O influenciador digital e ex-candidato a prefeito de São Paulo, Pablo Marçal, foi condenado pela Justiça a pagar R$ 100 mil de indenização ao ministro-chefe da Secretaria-Geral da Presidência da República, Guilherme Boulos (PSOL), por disseminar informações falsas durante a campanha eleitoral de 2024.

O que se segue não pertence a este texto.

# livesense-inc/fanlin-rs

Measured on AMD Instinct MI355X. Metric: images/sec whole-node (1080p→300×200 resize+encode); p50 per-image ms, higher is better.
Workload: dtype u8 (exact, as f16 subnormals) x the reference's f32 weights as three f16 terms -> f32 sums (vertical, v_mfma_f32_16x16x32_f16); 24-bit fixed-point intermediate (2^-14 steps, three i8 planes) x 24-bit fixed-point weights (2^-24 steps, three i8 digits), eight of the nine digit products -> exact i32 (h

## Files before the change

### fanlin-rs_amd/csrc/fl_jpeg.hip

```cpp
#include <hip/hip_runtime.h>
#include <stdint.h>

#include "fl_jpeg.h"
#include "fl_jpeg_tables.h"
#include "fl_pixel.h"
#include "fl_types.h"

namespace fl {

namespace {


constexpr int32_t F_0_298 = 2446, F_0_390 = 3196, F_0_541 = 4433, F_0_765 = 6270, F_0_899 = 7373, F_1_175 = 9633, F_1_501 = 12299,
                  F_1_847 = 15137, F_1_961 = 16069, F_2_053 = 16819, F_2_562 = 20995, F_3_072 = 25172;

struct Mat8 { int32_t a[8][8]; };

constexpr void fdct_linear(const int32_t in[8], int32_t out[8])
{
    int32_t t0 = in[0] + in[7], t1 = in[1] + in[6], t2 = in[2] + in[5], t3 = in[3] + in[4];
    const int32_t t10 = t0 + t3, t11 = t1 + t2;
    int32_t t12 = t0 - t3, t13 = t1 - t2;
    t0 = in[0] - in[7]; t1 = in[1] - in[6]; t2 = in[2] - in[5]; t3 = in[3] - in[4];
    out[0] = t10 + t11;
    out[4] = t10 - t11;
    int32_t z1 = (t12 + t13) * F_0_541;
    out[2] = z1 + t12 * F_0_765;
    out[6] = z1 - t13 * F_1_847;
    t12 = t0 + t2;
    t13 = t1 + t3;
    z1 = (t12 + t13) * F_1_175;
    t12 = t12 * (-F_0_390) + z1;
    t13 = t13 * (-F_1_961) + z1;
    z1 = (t0 + t3) * (-F_0_899);
    out[1] = t0 * F_1_501 + z1 + t12;
    out[7] = t3 * F_0_298 + z1 + t13;
    z1 = (t1 + t2) * (-F_2_562);
    out[3] = t1 * F_3_072 + z1 + t13;
    out[5] = t2 * F_2_053 + z1 + t12;
}

constexpr Mat8 make_fdct_matrix()
{
    Mat8 m{};
    for (int j = 0; j < 8; ++j) {
        int32_t e[8] = {0, 0, 0, 0, 0, 0, 0, 0}, o[8] = {0, 0, 0, 0, 0, 0, 0, 0};
        e[j] = 1;
        fdct_linear(e, o);
        for (int k = 0; k < 8; ++k) m.a[k][j] = o[k];
    }
    return m;
}

__constant__ Mat8 kFdct = make_fdct_matrix();

constexpr bool fdct_matrix_fits_i16()
{
    const Mat8 m = make_fdct_matrix();
    for (int k = 0; k < 8; ++k)
        for (int j = 0; j < 8; ++j)
            if (m.a[k][j] > 32767 || m.a[k][j] < -32768) return false;
    return true;
}
static_assert(fdct_matrix_fits_i16(), "the passes use v_dot2_i32_i16: matrix entries must be 16-bit");

typedef short i16x2 __attribute__((ext_vector_type(2)));
__device__ __forceinline__ i16x2 as_i16x2(uint32_t v) { return __builtin_bit_cast(i16x2, v); }
__device__ __forceinline__ uint32_t pack_i16(int32_t lo, int32_t hi) { return ((uint32_t)lo & 0xffffu) | ((uint32_t)hi << 16); }
__device__ __forceinline__ int32_t dot8_i16(const uint32_t m[4], const uint4 v)
{
    int32_t p = __builtin_amdgcn_sdot2(as_i16x2(m[0]), as_i16x2(v.x), 0, false);
    p = __builtin_amdgcn_sdot2(as_i16x2(m[1]), as_i16x2(v.y), p, false);
    p = __builtin_amdgcn_sdot2(as_i16x2(m[2]), as_i16x2(v.z), p, false);
    return __builtin_amdgcn_sdot2(as_i16x2(m[3]), as_i16x2(v.w), p, false);
}

struct NaturalOrder { uint8_t n[64]; };
constexpr NaturalOrder make_natural()
{
    NaturalOrder t{};
    for (int k = 0; k < 64; ++k) t.n[k] = kUnzigzag[k];
    return t;
}
__constant__ NaturalOrder kNatural = make_natural();

struct HuffLut { uint32_t e[256]; };

constexpr HuffLut make_lut(const HuffSpec &s)
{
    HuffLut t{};
    uint32_t code = 0;
    int k = 0;
    for (int l = 1; l <= 16; ++l) {
        for (int i = 0; i < s.len[l - 1]; ++i, ++k) t.e[s.val[k]] = ((uint32_t)l << 16) | code++;
        code <<= 1;
    }
    return t;
}

struct HuffAll { HuffLut ac[2], dc[2]; };
constexpr HuffAll make_all() { return HuffAll{{make_lut(kAcLuma), make_lut(kAcChroma)}, {make_lut(kDcLuma), make_lut(kDcChroma)}}; }
__constant__ HuffAll kHuff = make_all();


template <int N>
__device__ __forceinline__ uint32_t dpp_row_shr(uint32_t v)
{
    return (uint32_t)__builtin_amdgcn_update_dpp(0, (int)v, 0x110 + N, 0xf, 0xf, false);
}

__device__ __forceinline__ uint32_t wave_inclusive_scan(uint32_t v, uint32_t lane)
{
    (void)lane;
    v += dpp_row_shr<1>(v);
    v += dpp_row_shr<2>(v);
    v += dpp_row_shr<4>(v);
    v += dpp_row_shr<8>(v);
    v += (uint32_t)__builtin_amdgcn_update_dpp(0, (int)v, 0x142, 0xa, 0xf, false);
    v += (uint32_t)__builtin_amdgcn_update_dpp(0, (int)v, 0x143, 0xc, 0xf, false);
    return v;
}
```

Durante a contenda eleitoral, Marçal fez uma associação danosa, ligando a imagem de Boulos ao uso de cocaína. Poucos dias antes do primeiro turno, publicou um laudo falso em suas redes sociais alegando que seu adversário teria recebido atendimento por uso de drogas ilícitas. Em resposta, a Justiça Eleitoral suspendeu o perfil de Marçal no Instagram devido a indícios de falsidade no documento.
O caso foi objeto de investigação pela Polícia Federal, que indiciou Marçal pela utilização e divulgação deste laudo falso. Na sentença proferida na última quinta-feira (29), o juiz Danilo Fadel de Castro, da 10ª Vara Cível de São Paulo, destacou que “o debate político admite críticas, mas não pode servir de justificativa para práticas ilegais, como a calúnia e a fabricação de fake news com intenção de arruinar a reputação de outro”.
O juiz enfatizou que Marçal foi além dos limites do debate político saudável, evidenciando que o laudo médico utilizado por ele era fraudulentamente assinado e criado para imputar a Boulos uma suposta condição de usuário de entorpecentes. “Essa foi uma tentativa deliberada de enganar os eleitores e arruinar a honra do adversário”, afirmou o magistrado.
Até o momento, tanto Boulos quanto Marçal não se posicionaram sobre a decisão judicial.